* _Problem details_
Search the records for lines with the word "projmatrix" and copy each match.

* _Records for the exercise_

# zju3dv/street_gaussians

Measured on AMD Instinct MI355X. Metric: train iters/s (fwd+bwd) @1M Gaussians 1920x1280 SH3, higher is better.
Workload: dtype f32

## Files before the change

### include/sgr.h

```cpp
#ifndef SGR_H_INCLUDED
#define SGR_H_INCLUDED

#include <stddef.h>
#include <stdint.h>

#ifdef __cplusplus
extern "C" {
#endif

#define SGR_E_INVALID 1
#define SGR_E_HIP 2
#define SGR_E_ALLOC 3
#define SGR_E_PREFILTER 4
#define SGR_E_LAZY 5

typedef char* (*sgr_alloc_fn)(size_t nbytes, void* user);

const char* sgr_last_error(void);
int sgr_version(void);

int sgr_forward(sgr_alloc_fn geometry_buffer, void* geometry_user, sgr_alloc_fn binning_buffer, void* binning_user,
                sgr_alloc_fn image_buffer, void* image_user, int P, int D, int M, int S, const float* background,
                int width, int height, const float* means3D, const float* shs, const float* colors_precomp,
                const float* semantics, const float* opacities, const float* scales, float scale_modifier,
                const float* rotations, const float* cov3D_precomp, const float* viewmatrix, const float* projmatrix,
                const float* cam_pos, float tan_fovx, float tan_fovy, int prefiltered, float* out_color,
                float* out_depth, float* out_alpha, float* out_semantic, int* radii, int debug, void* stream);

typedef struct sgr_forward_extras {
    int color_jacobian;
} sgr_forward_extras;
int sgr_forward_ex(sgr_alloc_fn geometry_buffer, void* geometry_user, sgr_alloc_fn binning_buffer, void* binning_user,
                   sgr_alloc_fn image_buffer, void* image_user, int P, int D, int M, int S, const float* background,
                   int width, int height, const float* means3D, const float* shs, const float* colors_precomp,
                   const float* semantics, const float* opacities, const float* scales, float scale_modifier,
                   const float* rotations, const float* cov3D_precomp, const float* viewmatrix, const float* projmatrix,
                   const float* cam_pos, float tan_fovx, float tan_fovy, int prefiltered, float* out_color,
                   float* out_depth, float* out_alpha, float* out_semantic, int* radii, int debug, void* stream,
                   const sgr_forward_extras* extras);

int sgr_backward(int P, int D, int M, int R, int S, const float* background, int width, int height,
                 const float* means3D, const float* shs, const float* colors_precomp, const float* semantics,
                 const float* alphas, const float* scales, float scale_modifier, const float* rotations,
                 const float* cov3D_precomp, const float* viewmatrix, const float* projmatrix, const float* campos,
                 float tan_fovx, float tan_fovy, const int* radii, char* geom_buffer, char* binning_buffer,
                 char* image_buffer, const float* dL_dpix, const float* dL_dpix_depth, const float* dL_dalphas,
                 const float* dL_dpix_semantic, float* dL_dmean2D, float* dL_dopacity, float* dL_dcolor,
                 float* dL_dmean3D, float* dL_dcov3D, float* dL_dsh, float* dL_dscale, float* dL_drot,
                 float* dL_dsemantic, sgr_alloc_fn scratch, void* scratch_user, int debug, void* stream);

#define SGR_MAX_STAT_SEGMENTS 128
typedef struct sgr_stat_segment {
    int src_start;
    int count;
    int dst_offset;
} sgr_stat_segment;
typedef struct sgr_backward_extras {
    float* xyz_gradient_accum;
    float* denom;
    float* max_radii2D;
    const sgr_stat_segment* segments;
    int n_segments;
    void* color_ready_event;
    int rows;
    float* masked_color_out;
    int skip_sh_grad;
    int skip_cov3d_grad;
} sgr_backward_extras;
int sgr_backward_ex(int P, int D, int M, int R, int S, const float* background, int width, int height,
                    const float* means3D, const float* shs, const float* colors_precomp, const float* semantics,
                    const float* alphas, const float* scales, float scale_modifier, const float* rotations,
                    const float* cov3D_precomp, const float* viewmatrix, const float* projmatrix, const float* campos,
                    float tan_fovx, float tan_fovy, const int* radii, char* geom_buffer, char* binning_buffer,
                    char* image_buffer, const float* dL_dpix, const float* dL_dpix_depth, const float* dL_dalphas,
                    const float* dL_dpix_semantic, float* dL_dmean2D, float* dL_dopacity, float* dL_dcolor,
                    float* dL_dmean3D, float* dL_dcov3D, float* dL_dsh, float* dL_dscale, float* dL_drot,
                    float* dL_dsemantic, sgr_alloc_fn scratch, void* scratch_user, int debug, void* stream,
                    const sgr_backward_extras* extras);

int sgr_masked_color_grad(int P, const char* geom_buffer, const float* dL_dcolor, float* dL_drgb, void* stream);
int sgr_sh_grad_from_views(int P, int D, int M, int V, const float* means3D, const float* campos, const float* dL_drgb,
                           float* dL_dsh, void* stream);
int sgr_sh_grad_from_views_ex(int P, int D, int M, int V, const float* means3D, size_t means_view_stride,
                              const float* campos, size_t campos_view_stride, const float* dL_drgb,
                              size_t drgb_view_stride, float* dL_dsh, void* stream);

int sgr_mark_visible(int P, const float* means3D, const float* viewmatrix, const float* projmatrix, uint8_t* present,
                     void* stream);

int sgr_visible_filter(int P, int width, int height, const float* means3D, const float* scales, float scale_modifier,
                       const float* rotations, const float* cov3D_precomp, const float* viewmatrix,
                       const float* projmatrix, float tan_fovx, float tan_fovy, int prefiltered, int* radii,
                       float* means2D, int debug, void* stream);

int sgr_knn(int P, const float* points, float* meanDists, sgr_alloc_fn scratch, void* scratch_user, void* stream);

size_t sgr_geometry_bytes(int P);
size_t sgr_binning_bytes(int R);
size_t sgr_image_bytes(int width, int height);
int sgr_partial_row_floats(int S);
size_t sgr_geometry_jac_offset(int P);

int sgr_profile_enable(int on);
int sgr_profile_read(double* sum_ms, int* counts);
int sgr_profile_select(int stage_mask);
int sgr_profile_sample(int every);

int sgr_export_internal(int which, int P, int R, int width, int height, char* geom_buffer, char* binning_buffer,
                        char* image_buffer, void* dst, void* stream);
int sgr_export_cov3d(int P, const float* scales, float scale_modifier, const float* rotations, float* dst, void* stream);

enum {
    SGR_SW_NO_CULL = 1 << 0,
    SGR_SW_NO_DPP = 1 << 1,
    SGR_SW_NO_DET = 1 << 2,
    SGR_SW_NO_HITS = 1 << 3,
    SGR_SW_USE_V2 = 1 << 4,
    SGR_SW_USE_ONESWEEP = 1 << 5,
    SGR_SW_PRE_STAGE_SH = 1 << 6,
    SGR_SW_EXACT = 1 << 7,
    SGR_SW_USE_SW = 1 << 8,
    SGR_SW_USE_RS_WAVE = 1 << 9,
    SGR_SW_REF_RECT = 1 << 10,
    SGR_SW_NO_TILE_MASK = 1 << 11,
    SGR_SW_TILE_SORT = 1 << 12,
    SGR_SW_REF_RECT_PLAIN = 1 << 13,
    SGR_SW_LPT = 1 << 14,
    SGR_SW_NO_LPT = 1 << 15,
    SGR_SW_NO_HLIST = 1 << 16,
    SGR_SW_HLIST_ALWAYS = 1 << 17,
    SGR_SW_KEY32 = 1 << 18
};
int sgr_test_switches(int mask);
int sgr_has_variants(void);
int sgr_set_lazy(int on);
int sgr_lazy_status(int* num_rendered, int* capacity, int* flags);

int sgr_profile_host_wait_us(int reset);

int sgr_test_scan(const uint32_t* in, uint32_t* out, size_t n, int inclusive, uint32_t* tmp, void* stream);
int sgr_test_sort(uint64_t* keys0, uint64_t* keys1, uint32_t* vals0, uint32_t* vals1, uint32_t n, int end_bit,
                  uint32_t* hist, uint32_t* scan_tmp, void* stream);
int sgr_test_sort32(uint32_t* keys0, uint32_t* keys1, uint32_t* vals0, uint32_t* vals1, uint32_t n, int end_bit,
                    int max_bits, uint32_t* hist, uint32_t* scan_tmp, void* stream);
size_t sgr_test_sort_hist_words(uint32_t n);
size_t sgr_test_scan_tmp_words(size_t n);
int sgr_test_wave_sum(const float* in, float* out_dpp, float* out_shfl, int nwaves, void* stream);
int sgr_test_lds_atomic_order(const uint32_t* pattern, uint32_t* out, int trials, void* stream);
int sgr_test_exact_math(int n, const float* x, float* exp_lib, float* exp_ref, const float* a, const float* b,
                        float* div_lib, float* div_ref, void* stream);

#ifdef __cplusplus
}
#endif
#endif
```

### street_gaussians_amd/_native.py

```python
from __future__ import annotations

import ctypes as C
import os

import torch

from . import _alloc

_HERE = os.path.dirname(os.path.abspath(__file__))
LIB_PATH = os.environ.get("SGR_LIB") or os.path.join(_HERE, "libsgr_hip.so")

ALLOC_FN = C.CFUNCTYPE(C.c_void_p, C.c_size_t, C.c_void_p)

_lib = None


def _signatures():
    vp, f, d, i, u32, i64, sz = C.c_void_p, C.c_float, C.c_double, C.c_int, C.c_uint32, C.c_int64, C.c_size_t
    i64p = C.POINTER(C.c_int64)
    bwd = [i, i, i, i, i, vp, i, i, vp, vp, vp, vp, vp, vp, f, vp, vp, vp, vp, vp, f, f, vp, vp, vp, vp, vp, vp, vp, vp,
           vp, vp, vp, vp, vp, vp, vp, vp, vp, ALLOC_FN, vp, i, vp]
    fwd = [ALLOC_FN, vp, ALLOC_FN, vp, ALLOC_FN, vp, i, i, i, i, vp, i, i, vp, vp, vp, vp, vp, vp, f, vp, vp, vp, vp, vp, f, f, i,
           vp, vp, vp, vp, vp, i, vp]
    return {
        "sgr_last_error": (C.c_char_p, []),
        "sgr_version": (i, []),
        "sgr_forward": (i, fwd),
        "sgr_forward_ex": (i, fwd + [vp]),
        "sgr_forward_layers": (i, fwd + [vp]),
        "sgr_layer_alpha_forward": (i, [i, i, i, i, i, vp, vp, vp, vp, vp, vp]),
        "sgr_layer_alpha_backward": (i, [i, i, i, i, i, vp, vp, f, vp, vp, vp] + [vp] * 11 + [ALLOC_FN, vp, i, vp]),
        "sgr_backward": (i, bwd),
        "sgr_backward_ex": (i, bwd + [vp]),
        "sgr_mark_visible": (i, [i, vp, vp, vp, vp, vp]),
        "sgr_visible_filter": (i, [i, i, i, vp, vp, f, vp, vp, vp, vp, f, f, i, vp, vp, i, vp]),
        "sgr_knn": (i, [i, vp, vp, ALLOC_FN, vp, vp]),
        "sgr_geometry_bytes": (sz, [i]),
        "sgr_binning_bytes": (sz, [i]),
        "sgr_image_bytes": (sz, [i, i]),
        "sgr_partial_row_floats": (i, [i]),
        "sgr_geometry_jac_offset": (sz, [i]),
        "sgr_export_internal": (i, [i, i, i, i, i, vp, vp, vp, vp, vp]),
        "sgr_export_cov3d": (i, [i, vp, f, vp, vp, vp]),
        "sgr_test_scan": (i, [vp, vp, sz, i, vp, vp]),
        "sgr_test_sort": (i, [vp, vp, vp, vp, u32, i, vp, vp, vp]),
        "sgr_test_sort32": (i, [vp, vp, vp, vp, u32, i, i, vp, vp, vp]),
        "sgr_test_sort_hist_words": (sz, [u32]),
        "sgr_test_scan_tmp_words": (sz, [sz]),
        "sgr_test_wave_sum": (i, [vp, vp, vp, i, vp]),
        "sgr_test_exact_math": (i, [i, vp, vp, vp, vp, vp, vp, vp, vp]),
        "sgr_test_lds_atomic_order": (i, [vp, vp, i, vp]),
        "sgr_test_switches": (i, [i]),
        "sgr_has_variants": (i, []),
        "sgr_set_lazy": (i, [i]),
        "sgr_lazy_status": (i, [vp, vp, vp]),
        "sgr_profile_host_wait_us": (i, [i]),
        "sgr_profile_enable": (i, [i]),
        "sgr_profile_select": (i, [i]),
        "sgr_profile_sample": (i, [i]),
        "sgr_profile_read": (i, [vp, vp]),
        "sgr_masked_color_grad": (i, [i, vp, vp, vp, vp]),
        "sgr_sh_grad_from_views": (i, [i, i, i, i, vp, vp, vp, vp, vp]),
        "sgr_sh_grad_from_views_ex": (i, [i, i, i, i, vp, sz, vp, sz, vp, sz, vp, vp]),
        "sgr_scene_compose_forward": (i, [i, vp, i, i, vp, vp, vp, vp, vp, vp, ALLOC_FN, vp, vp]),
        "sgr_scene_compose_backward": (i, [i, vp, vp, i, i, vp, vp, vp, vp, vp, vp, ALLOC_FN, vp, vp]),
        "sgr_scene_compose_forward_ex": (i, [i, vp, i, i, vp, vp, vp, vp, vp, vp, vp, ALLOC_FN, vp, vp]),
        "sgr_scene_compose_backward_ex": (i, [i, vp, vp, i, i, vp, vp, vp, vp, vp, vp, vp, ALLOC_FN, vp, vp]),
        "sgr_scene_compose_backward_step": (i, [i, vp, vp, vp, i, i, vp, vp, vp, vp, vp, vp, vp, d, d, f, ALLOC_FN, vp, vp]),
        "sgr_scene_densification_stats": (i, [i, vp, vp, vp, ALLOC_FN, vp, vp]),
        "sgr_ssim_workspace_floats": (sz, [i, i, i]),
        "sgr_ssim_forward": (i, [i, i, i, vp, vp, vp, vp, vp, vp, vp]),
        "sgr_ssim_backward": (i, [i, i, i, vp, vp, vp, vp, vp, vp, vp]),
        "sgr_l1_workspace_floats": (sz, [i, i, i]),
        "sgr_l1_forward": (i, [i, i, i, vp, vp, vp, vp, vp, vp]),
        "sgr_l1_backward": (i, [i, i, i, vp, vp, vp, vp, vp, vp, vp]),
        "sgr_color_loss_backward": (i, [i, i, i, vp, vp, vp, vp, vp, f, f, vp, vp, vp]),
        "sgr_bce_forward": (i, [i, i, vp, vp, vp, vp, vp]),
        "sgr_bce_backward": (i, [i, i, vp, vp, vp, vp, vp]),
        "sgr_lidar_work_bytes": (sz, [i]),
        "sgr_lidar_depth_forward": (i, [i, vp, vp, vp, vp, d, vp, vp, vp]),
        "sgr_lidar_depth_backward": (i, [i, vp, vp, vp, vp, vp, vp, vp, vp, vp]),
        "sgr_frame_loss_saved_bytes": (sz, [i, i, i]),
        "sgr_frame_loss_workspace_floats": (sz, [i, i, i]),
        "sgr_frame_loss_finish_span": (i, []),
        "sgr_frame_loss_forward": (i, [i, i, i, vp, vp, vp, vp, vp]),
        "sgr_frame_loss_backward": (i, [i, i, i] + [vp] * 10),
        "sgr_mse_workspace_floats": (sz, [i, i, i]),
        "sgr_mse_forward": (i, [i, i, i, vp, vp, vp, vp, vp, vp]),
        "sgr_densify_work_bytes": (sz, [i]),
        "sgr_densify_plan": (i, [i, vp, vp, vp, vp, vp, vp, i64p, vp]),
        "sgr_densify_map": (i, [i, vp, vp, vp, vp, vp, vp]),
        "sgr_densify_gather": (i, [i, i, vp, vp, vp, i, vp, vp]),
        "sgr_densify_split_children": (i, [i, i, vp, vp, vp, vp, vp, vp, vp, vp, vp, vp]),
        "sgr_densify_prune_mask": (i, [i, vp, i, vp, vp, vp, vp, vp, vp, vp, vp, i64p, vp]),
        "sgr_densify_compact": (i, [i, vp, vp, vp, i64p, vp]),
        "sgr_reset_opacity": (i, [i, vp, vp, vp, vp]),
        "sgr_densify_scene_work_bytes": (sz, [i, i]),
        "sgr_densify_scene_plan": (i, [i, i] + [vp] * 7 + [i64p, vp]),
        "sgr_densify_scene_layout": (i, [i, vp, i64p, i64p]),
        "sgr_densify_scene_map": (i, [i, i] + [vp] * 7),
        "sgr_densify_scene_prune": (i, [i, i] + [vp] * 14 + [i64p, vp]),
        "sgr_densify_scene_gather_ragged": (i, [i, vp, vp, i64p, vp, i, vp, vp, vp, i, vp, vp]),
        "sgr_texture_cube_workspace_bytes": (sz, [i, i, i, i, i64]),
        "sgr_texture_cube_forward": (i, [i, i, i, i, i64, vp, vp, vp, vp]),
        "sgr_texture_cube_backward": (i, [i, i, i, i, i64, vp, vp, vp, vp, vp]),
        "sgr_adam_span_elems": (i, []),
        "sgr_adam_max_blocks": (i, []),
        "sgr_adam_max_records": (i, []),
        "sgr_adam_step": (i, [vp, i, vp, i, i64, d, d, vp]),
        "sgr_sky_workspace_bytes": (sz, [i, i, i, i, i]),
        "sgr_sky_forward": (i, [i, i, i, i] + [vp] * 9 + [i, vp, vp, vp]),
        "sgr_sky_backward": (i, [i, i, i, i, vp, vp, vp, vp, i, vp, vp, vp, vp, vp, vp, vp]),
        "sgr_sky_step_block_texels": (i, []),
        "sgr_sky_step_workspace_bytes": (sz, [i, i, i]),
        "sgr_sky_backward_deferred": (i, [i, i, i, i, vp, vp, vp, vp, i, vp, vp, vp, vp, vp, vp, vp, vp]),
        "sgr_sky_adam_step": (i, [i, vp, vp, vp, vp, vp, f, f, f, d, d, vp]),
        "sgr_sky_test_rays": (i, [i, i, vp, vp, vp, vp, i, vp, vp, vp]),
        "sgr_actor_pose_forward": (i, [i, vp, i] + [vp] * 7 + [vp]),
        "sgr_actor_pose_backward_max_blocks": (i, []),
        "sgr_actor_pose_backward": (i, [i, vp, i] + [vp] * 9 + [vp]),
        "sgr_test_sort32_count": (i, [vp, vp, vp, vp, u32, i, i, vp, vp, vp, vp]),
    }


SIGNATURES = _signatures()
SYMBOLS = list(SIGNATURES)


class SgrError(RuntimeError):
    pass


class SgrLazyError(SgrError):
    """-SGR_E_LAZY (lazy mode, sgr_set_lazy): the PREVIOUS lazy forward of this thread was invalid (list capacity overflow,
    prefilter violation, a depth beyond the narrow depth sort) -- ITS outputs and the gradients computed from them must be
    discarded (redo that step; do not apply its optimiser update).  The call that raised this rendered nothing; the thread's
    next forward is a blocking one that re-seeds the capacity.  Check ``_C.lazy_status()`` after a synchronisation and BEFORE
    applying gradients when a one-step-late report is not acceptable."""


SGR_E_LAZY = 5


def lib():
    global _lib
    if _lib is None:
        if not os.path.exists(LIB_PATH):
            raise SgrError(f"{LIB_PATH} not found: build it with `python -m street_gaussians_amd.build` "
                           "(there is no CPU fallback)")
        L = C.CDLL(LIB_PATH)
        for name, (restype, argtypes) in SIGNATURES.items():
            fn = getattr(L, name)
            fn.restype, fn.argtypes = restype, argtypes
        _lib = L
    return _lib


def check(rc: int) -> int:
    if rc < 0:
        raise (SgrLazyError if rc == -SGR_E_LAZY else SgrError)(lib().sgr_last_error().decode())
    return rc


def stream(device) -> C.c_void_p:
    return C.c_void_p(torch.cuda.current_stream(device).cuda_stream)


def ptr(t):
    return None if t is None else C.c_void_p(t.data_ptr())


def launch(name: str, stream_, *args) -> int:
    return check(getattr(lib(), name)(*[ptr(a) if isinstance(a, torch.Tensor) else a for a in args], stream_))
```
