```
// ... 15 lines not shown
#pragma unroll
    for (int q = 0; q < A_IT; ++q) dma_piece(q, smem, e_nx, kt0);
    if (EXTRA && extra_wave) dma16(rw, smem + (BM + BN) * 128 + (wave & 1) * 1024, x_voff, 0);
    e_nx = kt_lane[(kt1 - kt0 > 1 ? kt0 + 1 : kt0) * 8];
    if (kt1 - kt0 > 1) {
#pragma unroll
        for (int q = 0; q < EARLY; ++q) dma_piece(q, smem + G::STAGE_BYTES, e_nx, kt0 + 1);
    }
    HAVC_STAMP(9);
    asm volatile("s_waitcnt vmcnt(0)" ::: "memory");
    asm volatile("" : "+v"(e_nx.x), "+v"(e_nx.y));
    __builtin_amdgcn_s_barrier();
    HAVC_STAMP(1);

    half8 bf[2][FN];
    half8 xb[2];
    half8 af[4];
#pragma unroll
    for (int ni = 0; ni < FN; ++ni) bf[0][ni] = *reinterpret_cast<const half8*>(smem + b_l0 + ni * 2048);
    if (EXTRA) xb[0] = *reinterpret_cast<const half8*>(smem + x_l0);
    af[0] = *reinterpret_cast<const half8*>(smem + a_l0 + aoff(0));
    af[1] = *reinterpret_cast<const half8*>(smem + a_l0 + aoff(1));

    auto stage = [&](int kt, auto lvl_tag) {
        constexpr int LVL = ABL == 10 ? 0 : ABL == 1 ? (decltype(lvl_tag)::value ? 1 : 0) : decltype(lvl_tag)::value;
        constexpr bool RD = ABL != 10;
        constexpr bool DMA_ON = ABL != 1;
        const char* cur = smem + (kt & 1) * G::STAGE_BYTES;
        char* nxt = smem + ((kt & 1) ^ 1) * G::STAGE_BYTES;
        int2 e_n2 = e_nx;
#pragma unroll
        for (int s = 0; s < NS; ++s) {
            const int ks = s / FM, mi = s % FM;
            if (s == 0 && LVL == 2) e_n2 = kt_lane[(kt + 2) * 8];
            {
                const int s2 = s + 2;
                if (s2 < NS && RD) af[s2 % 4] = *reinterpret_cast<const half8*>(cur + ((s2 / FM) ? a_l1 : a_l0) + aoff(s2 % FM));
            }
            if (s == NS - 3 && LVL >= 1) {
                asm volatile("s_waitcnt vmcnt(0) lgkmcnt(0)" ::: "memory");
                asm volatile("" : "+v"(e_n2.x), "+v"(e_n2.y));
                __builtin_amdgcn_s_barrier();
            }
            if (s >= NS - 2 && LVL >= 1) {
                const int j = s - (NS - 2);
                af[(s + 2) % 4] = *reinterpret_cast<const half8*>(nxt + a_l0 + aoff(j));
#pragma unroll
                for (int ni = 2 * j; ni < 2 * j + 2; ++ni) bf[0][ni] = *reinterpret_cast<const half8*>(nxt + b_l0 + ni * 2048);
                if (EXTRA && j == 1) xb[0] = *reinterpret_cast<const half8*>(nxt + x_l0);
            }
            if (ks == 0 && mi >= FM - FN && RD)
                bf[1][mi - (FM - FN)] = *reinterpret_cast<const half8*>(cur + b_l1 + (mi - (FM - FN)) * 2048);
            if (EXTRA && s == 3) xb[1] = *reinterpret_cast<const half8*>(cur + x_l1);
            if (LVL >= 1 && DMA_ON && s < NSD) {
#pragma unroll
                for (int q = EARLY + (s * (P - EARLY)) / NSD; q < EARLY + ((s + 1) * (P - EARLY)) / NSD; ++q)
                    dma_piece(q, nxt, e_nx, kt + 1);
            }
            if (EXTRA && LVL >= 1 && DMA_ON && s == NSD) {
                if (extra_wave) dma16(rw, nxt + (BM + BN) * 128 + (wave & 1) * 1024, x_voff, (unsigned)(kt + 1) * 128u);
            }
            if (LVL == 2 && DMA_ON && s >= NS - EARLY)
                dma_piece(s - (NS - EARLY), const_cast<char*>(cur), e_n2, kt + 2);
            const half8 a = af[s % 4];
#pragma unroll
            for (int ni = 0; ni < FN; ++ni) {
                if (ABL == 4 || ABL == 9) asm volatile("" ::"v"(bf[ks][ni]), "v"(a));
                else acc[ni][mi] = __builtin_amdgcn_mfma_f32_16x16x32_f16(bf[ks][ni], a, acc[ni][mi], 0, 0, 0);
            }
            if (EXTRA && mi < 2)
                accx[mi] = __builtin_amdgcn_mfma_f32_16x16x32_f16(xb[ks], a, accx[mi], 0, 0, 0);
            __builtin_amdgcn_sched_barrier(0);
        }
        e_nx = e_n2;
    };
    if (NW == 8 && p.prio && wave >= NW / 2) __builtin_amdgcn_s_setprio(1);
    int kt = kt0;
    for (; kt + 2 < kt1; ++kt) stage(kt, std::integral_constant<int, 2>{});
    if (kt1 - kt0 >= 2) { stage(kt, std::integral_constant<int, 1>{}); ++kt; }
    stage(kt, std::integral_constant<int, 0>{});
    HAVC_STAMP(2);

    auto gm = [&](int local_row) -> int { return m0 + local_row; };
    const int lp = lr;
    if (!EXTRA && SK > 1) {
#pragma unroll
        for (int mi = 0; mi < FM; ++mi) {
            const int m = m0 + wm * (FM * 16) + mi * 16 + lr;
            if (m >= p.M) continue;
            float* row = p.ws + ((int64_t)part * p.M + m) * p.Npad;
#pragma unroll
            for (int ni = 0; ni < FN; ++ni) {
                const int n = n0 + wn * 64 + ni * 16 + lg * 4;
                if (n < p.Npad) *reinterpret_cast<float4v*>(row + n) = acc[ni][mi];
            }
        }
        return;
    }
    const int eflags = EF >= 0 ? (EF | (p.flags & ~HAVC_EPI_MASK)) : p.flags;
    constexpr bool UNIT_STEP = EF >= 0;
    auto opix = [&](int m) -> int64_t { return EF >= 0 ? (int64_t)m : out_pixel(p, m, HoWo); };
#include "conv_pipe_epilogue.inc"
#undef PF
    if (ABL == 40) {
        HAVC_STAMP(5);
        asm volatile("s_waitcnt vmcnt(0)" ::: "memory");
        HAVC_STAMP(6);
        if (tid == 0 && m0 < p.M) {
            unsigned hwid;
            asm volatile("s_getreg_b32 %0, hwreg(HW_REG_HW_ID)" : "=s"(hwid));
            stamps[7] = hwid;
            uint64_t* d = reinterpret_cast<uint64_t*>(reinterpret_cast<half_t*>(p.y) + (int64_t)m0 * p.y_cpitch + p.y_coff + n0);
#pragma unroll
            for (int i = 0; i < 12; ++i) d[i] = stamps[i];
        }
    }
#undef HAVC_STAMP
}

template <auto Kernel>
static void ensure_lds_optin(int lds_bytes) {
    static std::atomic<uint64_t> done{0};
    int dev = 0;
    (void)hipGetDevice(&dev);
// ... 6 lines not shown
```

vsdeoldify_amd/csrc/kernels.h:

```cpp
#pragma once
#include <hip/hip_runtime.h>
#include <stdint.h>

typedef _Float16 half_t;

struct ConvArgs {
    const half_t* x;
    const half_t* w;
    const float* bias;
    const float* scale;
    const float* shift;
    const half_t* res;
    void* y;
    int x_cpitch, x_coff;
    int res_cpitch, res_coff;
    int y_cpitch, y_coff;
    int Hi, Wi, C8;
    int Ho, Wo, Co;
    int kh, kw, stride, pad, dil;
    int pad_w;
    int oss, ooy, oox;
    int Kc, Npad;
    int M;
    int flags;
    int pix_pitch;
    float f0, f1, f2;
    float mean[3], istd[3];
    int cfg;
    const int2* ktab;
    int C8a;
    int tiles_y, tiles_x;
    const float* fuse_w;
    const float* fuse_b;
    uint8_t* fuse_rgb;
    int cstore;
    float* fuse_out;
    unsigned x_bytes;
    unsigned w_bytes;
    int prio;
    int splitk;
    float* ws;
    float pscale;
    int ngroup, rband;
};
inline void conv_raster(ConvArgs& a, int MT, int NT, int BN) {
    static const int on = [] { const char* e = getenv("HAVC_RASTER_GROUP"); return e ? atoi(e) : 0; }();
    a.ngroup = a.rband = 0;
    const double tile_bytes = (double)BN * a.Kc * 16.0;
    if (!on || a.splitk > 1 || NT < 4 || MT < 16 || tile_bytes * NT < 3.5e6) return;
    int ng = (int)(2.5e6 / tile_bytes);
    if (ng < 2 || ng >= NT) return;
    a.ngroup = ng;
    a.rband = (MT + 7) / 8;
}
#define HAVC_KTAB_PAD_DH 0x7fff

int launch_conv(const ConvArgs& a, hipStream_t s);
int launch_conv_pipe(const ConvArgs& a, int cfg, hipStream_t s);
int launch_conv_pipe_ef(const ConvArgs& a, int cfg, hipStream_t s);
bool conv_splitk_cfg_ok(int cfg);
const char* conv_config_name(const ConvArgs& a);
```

* _Result of the exercise_
                const float* rotations, const float* cov3D_precomp, const float* viewmatrix, const float* projmatrix,
                   const float* rotations, const float* cov3D_precomp, const float* viewmatrix, const float* projmatrix,
                 const float* cov3D_precomp, const float* viewmatrix, const float* projmatrix, const float* campos,
                    const float* cov3D_precomp, const float* viewmatrix, const float* projmatrix, const float* campos,
int sgr_mark_visible(int P, const float* means3D, const float* viewmatrix, const float* projmatrix, uint8_t* present,
                       const float* projmatrix, float tan_fovx, float tan_fovy, int prefiltered, int* radii,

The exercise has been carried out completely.